My own preference, is Calais - Dunkerque - Lille - Belguim - Mons - Charleroi - Arlon - Luxembourg - Metx - Chateau Salins - Sarrbourg - A4 for one junction, Molsheim and time for beddy byes at nearby Obernai. On then toll free to Colmar and Mulhouse, before entering Switzerland as above and contimuing to Italy. I leave the A4 at Brescia Est for several reasons. Firstly, diesel is cheaper at garages on the SS11 than it is lakeside, secondly it saves a couple of euro on tolls and thirdly, I know the area well.

I hope all this is some use. The road numbers, junctions etc are given based on past experience and you should be aware, that these numbers can change.

I don't know how to shrink the map to a more manageable size.

Happy travelling and see you there! (maybe)


----------



## Guest (Mar 4, 2008)

Following a link on MHF I just ordered the Swiss Vignette for £17 plus £3.50 post.

One less thing to worry about.

Keep the good work up, *everyone* needs to visit Italy even if they don't realise this yet.

Though I think you need a motorbike to experience it properly, you just overtake a car, especially an Alpha, then look in your mirrors as a steaming Italian in "Death or Glory" mode tried to keep up. They overtake where it is perfectly obvious that it is totally impossible to overtake.

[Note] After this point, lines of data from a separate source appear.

template <int ROWS, bool STORE, int CHUNK = 0>
__device__ __forceinline__ void
steady_tail_rows(const int64_t N, const int64_t n_first, const int Jc, const double gap,
                 const double *__restrict__ ac_, const double *__restrict__ bc_,
                 const double *__restrict__ cc_, const double *__restrict__ dc_, const double *__restrict__ cmax_,
                 const double *__restrict__ t_, const int64_t t_bs, const double *__restrict__ y_, const int64_t y_bs,
                 double *__restrict__ d_, double *__restrict__ z_, const int32_t *__restrict__ info,
                 double *__restrict__ steady_, double *__restrict__ acc_,
                 const int64_t sw_lo, const int64_t sw_hi,
                 const int64_t chunk_rows = 0, double *__restrict__ ws_ = nullptr, const int64_t ws_ld = 0) {
    static_assert(CHUNK == 0 || !STORE, "the chunked launch stores no row");
    constexpr int JT = ROWS / 2;
    constexpr bool FOLD = !STORE;
    const int lane = threadIdx.x, pr = blockIdx.x;
    const int half = lane >> 5, tk = FOLD ? (lane & 31) : lane;
    if (info[pr] != 0) return;
    double *__restrict__ hdr = steady_ + (size_t)pr * ST_SIZE;
    const double swd = hdr[ST_SW];
    if (!(swd > 0.0)) return;
    const int64_t sw = (int64_t)swd;
    if constexpr (!STORE) { if (sw < sw_lo || sw >= sw_hi) return; }
    const int64_t nb = sw > n_first ? sw - n_first : 0;
    if (nb >= N) return;
    int64_t r_lo_ = nb, r_hi_ = N;
    int ch = 0, nch = 1;
    double *__restrict__ wsp = nullptr;
    if constexpr (CHUNK != 0) {
        ch = blockIdx.y;
        nch = (int)((N - nb + chunk_rows - 1) / chunk_rows);
        wsp = ws_ + (size_t)pr * ws_ld;
        if constexpr (CHUNK == 3) {
            if (nch < 3) return;
            r_hi_ = nb + 128 * (int64_t)Jc;
        } else {
            if (ch >= nch) return;
            if (CHUNK == 1 && ch > 0 && ch == nch - 1) return;
            if (CHUNK == 2 && ch == 0) return;
            r_lo_ = nb + ch * chunk_rows;
            r_hi_ = (N - r_lo_ > chunk_rows) ? r_lo_ + chunk_rows : N;
        }
    }
    const int64_t r_lo = r_lo_, r_hi = r_hi_;
    const double *__restrict__ tg = t_ + (size_t)pr * t_bs + n_first;
    const double *__restrict__ yg = y_ + (size_t)pr * y_bs + n_first;
    double *__restrict__ dg = STORE ? d_ + (size_t)pr * N : nullptr;
    double *__restrict__ zg = STORE ? z_ + (size_t)pr * N : nullptr;
    const double dinf = hdr[ST_D], delta = hdr[ST_DT];
    double zsq = 0.0;

    __shared__ __attribute__((aligned(16))) double s_s[64];
    __shared__ __attribute__((aligned(16))) double s_p[128];
    __shared__ __attribute__((aligned(16))) double s_h[FOLD ? 16 + 64 : 64];
    double *const hh = s_h + (FOLD ? 16 : 0);
    __shared__ __attribute__((aligned(16))) double s_z[64];
    __shared__ double s_c[STT_STAGE][2][64];
    auto taps = [&](const double *pp, double &a0, double &a1) {
#pragma unroll
        for (int m = 0; m < 64; m += 2) {
            const double2 hv = ((const double2 *)hh)[m >> 1];
            a0 = fma(hv.x, pp[-m], a0);
            a1 = fma(hv.y, pp[-m - 1], a1);
        }
    };
    auto shifted_taps = [&](double va, double vb, double &ra, double &rb) {
        double a0 = 0.0, a1 = 0.0, b0 = 0.0, b1 = 0.0;
#pragma unroll 1
        for (int m = 0; m < 64; m += 2) {
            const double2 hv = ((const double2 *)hh)[m >> 1];
            a0 = fma(hv.x, va, a0);
            b0 = fma(hv.x, vb, b0);
            va = wave_shr1(va);
            vb = wave_shr1(vb);
            a1 = fma(hv.y, va, a1);
            b1 = fma(hv.y, vb, b1);
            va = wave_shr1(va);
            vb = wave_shr1(vb);
        }
        ra = a0 + a1;
        rb = b0 + b1;
    };

    const bool term = tk < Jc;
    const size_t ck = (size_t)pr * Jc + (term ? tk : 0);
    const double ck_c = term ? cc_[ck] : 0.0, ck_d = term ? dc_[ck] : 0.0;
    const double ck_a = term ? ac_[ck] : 0.0, ck_b = term ? bc_[ck] : 0.0;
    const double wmax = wave_max(fmax(ck_c, fabs(ck_d)));
    const double gthr = gap / cmax_[pr], jthr = 2e-6 / wmax;
    double lr, li;
    {
        double sn, cs;
        fm_sincos(ck_d * delta, &sn, &cs);
        const double e = fm_exp(-ck_c * delta);
        lr = e * cs;
        li = -e * sn;
    }
    const bool gain = FOLD || lane < 32;
    const double Gr = gain ? hdr[ST_GR + (lane & 31)] : 0.0, Gi = gain ? hdr[ST_GI + (lane & 31)] : 0.0;
    double sr = (lane < 32) ? hdr[ST_SR + (lane & 31)] : 0.0, si = (lane < 32) ? hdr[ST_SI + (lane & 31)] : 0.0;
    if constexpr (CHUNK == 1) {
        if (ch > 0) { sr = 0.0; si = 0.0; }
    }
    if constexpr (CHUNK == 2) {
        const double *__restrict__ slot = wsp + CH_P;
        const double *__restrict__ prow = wsp + 64 * lane;
        double v = slot[lane];
        for (int cp = 1; cp < ch; ++cp) {
            wave_lds_fence();
            s_z[lane] = v;
            wave_lds_fence();
            double a0 = slot[cp * CH_SLOT + lane], a1 = 0.0;
#pragma unroll 4
            for (int k = 0; k < 64; k += 2) {
                const double2 vv = ((const double2 *)s_z)[k >> 1];
                a0 = fma(prow[k], vv.x, a0);
                a1 = fma(prow[k + 1], vv.y, a1);
            }
            v = a0 + a1;
        }
        wave_lds_fence();
        s_z[lane] = v;
        wave_lds_fence();
        sr = (lane < 32) ? s_z[lane] : 0.0;
        si = (lane < 32) ? s_z[lane + 32] : 0.0;
        wave_lds_fence();
    }
    const double l2r = fma(lr, lr, -li * li), l2i = 2.0 * lr * li;
    const double lgr = fma(lr, Gr, -li * Gi), lgi = fma(lr, Gi, li * Gr);
    double l32r = l2r, l32i = l2i;
    if constexpr (FOLD) {
#pragma unroll
        for (int q = 0; q < 4; ++q) {
            const double xr = fma(l32r, l32r, -l32i * l32i);
            l32i = 2.0 * l32r * l32i;
            l32r = xr;
        }
    }

    if (hdr[ST_HOK] != 0.0) {
        hh[lane] = hdr[ST_H + lane];
    } else {
        double hr = Gr, hi = Gi, hv = (lane == 0) ? 1.0 : 0.0;
        const double ha = (lane < 32) ? ck_a : 0.0, hb = (lane < 32) ? ck_b : 0.0;
        for (int m = 1; m < 64; ++m) {
            const double xr = fma(lr, hr, -li * hi), xi = fma(lr, hi, li * hr);
            const double hm = -wave_sum(fma(ha, xr, -hb * xi));
            hr = fma(Gr, hm, xr);
            hi = fma(Gi, hm, xi);
            hv = (lane == m) ? hm : hv;
        }
        hh[lane] = hv;
        if constexpr (CHUNK == 0) {
            hdr[ST_H + lane] = hv;
            if (lane == 0) hdr[ST_HOK] = 1.0;
        }
    }
    if constexpr (!FOLD) s_p[lane] = 0.0;
    else if (lane < 16) s_h[lane] = 0.0;

    double pcr[JT], pci[JT];
    const double di = delta * (double)(lane + 1);
#pragma unroll
    for (int k0 = 0; k0 < JT; k0 += STT_STAGE) {
        wave_lds_fence();
#pragma unroll 1
        for (int kk = 0; kk < STT_STAGE; ++kk) {
            const int k = k0 + kk;
            double vr = 0.0, vi = 0.0;
            if (k < Jc) {
                const size_t uk = (size_t)pr * Jc + k;
                const double a = ac_[uk], b = bc_[uk];
                double sn, cs;
                fm_sincos(dc_[uk] * di, &sn, &cs);
                const double e = fm_exp(-cc_[uk] * di);
                vr = -e * fma(a, cs, b * sn);
                vi = e * fma(b, cs, -a * sn);
                if constexpr (FOLD) shifted_taps(vr, vi, vr, vi);
            }
            s_c[kk][0][lane] = vr;
            s_c[kk][1][lane] = vi;
        }
        wave_lds_fence();
#pragma unroll
        for (int kk = 0; kk < STT_STAGE; ++kk) {
            if (k0 + kk < JT) { pcr[k0 + kk] = s_c[kk][0][lane]; pci[k0 + kk] = s_c[kk][1][lane]; }
        }
    }

    const int64_t last = N - 1;
    auto row_of = [&](const int64_t cb) { const int64_t i = cb + lane; return i < last ? i : last; };
    bool viol = false;
    double t_nx = tg[row_of(r_lo)], tp_nx = tg[row_of(r_lo) - 1];
    auto add_term = [&](const int k, const double2 sv, double &x0, double &x1) {
        if (k & 1) x1 = fma(pci[k], sv.y, fma(pcr[k], sv.x, x1));
        else x0 = fma(pci[k], sv.y, fma(pcr[k], sv.x, x0));
    };
    auto two_rows = [&](const double2 zz) {
        const double wr = fma(lgr, zz.x, Gr * zz.y), wi = fma(lgi, zz.x, Gi * zz.y);
        const double nr = fma(l2r, sr, fma(-l2i, si, wr));
        si = fma(l2r, si, fma(l2i, sr, wi));
        sr = nr;
    };
    auto one_row = [&](const double zj) {
        const double nr = fma(lr, sr, fma(-li, si, Gr * zj));
        si = fma(lr, si, fma(li, sr, Gi * zj));
        sr = nr;
    };
    if constexpr (!FOLD) {
    double y_nx = yg[row_of(nb)];
    for (int64_t cb = nb; cb < N; cb += 64) {
        const double yv = y_nx, tv = t_nx, tp = tp_nx;
        {
            const int64_t i = row_of(cb + 64);
            y_nx = yg[i]; t_nx = tg[i]; tp_nx = tg[i - 1];
        }
        const int lim = (int)(N - cb < 64 ? N - cb : 64);
        const double dt = tv - tp;
        viol |= (lane < lim) && ((dt > gthr) || !(fabs(dt - delta) < jthr));
        wave_lds_fence();
        if (lane < 32) { s_s[2 * lane] = sr; s_s[2 * lane + 1] = si; }
        wave_lds_fence();
        double p0 = yv, p1 = 0.0;
#pragma unroll
        for (int k = 0; k < JT; ++k) add_term(k, ((const double2 *)s_s)[k], p0, p1);
        s_p[64 + lane] = p0 + p1;
        wave_lds_fence();
        double z0 = 0.0, z1 = 0.0;
        taps(s_p + 64 + lane, z0, z1);
        const double zv = z0 + z1;
        s_z[lane] = zv;
        wave_lds_fence();
        if (lane < lim) { dg[cb + lane] = dinf; zg[cb + lane] = zv; }
        int j = 0;
#pragma unroll 4
        for (; j + 1 < lim; j += 2) two_rows(((const double2 *)s_z)[j >> 1]);
        if (j < lim) one_row(s_z[j]);
    }
    } else {
    constexpr int SU = 64 + 1;
    __shared__ __attribute__((aligned(16))) double s_u[16 * SU];
    const int mc = lane & 15, mk = lane >> 4;
    auto group_phase = [&](const int64_t g0) {
        double ha[4][4];
#pragma unroll
        for (int d = 0; d < 4; ++d)
#pragma unroll
            for (int q = 0; q < 4; ++q) ha[d][q] = hh[16 * d + mc - 4 * q - mk];
        d4 U[4];
#pragma unroll
        for (int I = 0; I < 4; ++I) U[I] = d4{0.0, 0.0, 0.0, 0.0};
        const int64_t r0 = g0 + 64 * mc + mk;
#pragma unroll
        for (int Jt = 0; Jt < 4; ++Jt) {
            double yb[4];
#pragma unroll
            for (int q = 0; q < 4; ++q) {
                const int64_t i = r0 + 16 * Jt + 4 * q;
                yb[q] = yg[i < last ? i : last];
            }
#pragma unroll
            for (int q = 0; q < 4; ++q)
#pragma unroll
                for (int I = Jt; I < 4; ++I) U[I] = GF_MFMA64(ha[I - Jt][q], yb[q], U[I]);
        }
        wave_lds_fence();
#pragma unroll
        for (int I = 0; I < 4; ++I)
#pragma unroll
            for (int r = 0; r < 4; ++r) s_u[mc * SU + 16 * I + mk + 4 * r] = U[I][r];
        wave_lds_fence();
    };
    const double *zb = s_z + 32 * half;
    auto join = [&](const double jr, const double ji) {
        double slr, sur, sli, sui;
        both_halves(sr, slr, sur);
        both_halves(si, sli, sui);
        sr = half ? 0.0 : fma(jr, slr, fma(-ji, sli, sur));
        si = half ? 0.0 : fma(jr, sli, fma(ji, slr, sui));
    };
    int64_t cb = r_lo;
    if constexpr (CHUNK == 3) {
        for (int i = lane; i < 16 * SU; i += 64) s_u[i] = 0.0;
        for (int i = lane; i < 64 * (32 - Jc); i += 64) {
            const int r = i / (32 - Jc), k = Jc + i % (32 - Jc);
            wsp[64 * r + k] = 0.0;
            wsp[64 * r + 32 + k] = 0.0;
        }
        wave_lds_fence();
    }
    while (cb < r_hi) {
    if constexpr (CHUNK != 3) group_phase(cb);
    const double *ub = s_u + lane;
    const int64_t ge = (r_hi - cb > 16 * 64) ? cb + 16 * 64 : r_hi;
    for (; cb + 64 <= ge; cb += 64, ub += SU) {
        if constexpr (CHUNK == 3) {
            const int j = (int)((cb - r_lo) >> 6);
            sr = (j < Jc && lane == j) ? 1.0 : 0.0;
            si = (j >= Jc && lane == j - Jc) ? 1.0 : 0.0;
        } else {
        const double tv = t_nx, tp = tp_nx;
        {
            const int64_t i = row_of(cb + 64);
            t_nx = tg[i]; tp_nx = tg[i - 1];
        }
        const double dt = tv - tp;
        viol |= (dt > gthr) || !(fabs(dt - delta) < jthr);
        }
        wave_lds_fence();
        if (lane < 32) { s_s[2 * lane] = sr; s_s[2 * lane + 1] = si; }
        wave_lds_fence();
        constexpr int NG = (JT + FG - 1) / FG;
        double z0 = *ub, z1 = 0.0;
        double2 sv[2][FG], zz[16];
        auto s_ld = [&](const int g) {
#pragma unroll
            for (int i = 0; i < FG; ++i)
                if (g * FG + i < JT) sv[g & 1][i] = ((const double2 *)s_s)[g * FG + i];
        };
        s_ld(0);
#pragma unroll
        for (int g = 0; g < NG; ++g) {
            if (g + 1 < NG) s_ld(g + 1);
            stage_end();
#pragma unroll
            for (int i = 0; i < FG; ++i) {
                const int k = g * FG + i;
                if (k < JT) add_term(k, sv[g & 1][i], z0, z1);
            }
        }
        const double zv = z0 + z1;
        s_z[lane] = zv;
        wave_lds_fence();
        zsq = fma(zv, zv, zsq);
#pragma unroll
        for (int i = 0; i < 8; ++i) zz[i] = ((const double2 *)zb)[i];
#pragma unroll
        for (int j2 = 0; j2 < 16; ++j2) {
            if (j2 >= 4 && j2 < 12 && (j2 & 3) == 0) {
#pragma unroll
                for (int i = j2 + 4; i < j2 + 8; ++i) zz[i] = ((const double2 *)zb)[i];
            }
            stage_end();
            two_rows(zz[j2]);
        }
        join(l32r, l32i);
        if constexpr (CHUNK == 3) {
            if (lane < 32) {
                const int j = (int)((cb - r_lo) >> 6), col = j < Jc ? j : 32 + j - Jc;
                wsp[64 * lane + col] = sr;
                wsp[64 * (32 + lane) + col] = si;
            }
        }
    }
    if (cb < ge) {
        const int lim = (int)(r_hi - cb);
        const double dt = t_nx - tp_nx;
        viol |= (lane < lim) && ((dt > gthr) || !(fabs(dt - delta) < jthr));
        wave_lds_fence();
        if (lane < 32) { s_s[2 * lane] = sr; s_s[2 * lane + 1] = si; }
        wave_lds_fence();
        double z0 = *ub, z1 = 0.0;
#pragma unroll
        for (int k = 0; k < JT; ++k) {
            add_term(k, ((const double2 *)s_s)[k], z0, z1);
            if (k % FG == FG - 1) stage_end();
        }
        const double zv = z0 + z1;
        s_z[lane] = zv;
        wave_lds_fence();
        zsq = (lane < lim) ? fma(zv, zv, zsq) : zsq;
        const int mine = half ? (lim > 32 ? lim - 32 : 0) : (lim < 32 ? lim : 32);
        int j = 0;
#pragma unroll 1
        for (; j + 1 < mine; j += 2) two_rows(((const double2 *)zb)[j >> 1]);
        if (j < mine) one_row(zb[j]);
        double jr = 1.0, ji = 0.0;
        for (int q = 32; q < lim; ++q) {
            const double xr = fma(jr, lr, -ji * li);
            ji = fma(jr, li, ji * lr);
            jr = xr;
        }
        join(jr, ji);
        cb = r_hi;
    }
    }
    }
    if constexpr (CHUNK != 0) {
        if constexpr (CHUNK == 3) return;
        if (__ballot(viol) != 0ull && lane == 0) hdr[ST_VIOL] = 1.0;
        double *__restrict__ slot = wsp + CH_P + ch * CH_SLOT;
        if (ch == nch - 1) {
            if (lane < 32) { hdr[ST_SR + lane] = sr; hdr[ST_SI + lane] = si; }
        } else if (CHUNK == 1 && lane < 32) {
            slot[lane] = sr;
            slot[32 + lane] = si;
        }
        if (CHUNK == 2 || ch == 0) {
            const double q = wave_sum(zsq);
            if (lane == 0) slot[64] = q;
        }
        return;
    }
    if (lane < 32) { hdr[ST_SR + lane] = sr; hdr[ST_SI + lane] = si; }
    if (__ballot(viol) != 0ull && lane == 0) hdr[ST_VIOL] = 1.0;
    if constexpr (!STORE) {
        const double q = wave_sum(zsq);
        if (lane == 0) {
            double *__restrict__ a = acc_ + (size_t)pr * RED_NACC;
            a[0] += (double)(N - nb) * log(dinf);
            a[1] += q / dinf;
            a[2] = fmin(a[2], dinf);
        }
    }
}

template <int ROWS>
__global__ void __launch_bounds__(64, 2)
k_steady_tail(const int64_t N, const int64_t n_first, const int Jc, const double gap,
              const double *__restrict__ ac_, const double *__restrict__ bc_,
              const double *__restrict__ cc_, const double *__restrict__ dc_, const double *__restrict__ cmax_,
              const double *__restrict__ t_, const int64_t t_bs, const double *__restrict__ y_, const int64_t y_bs,
              double *__restrict__ d_, double *__restrict__ z_, const int32_t *__restrict__ info,
              double *__restrict__ steady_) {
    steady_tail_rows<ROWS, true>(N, n_first, Jc, gap, ac_, bc_, cc_, dc_, cmax_, t_, t_bs, y_, y_bs, d_, z_, info,
                                 steady_, nullptr, 0, 0);
}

Excellent sport.

Now I wonder, overtake an Alpha with an English MH


----------



## Rapide561 (Oct 1, 2005)

*Lake Garda*

Mmmm

For good measure, I will add the follwing links.

www.gardalake.it - list of campsites and other useful info

www.camping.it - campsites

www.trenitalia.it - rail time tables

http://www.trasportibrescia.it/ - bus times - Lake Garda West and South

http://www.aptv.it/orari/index_orari.html - bus times Lake Garda south and east, Verona

http://www.navigazionelaghi.it/ scheduled boat services

Ciao bello!

R xx


----------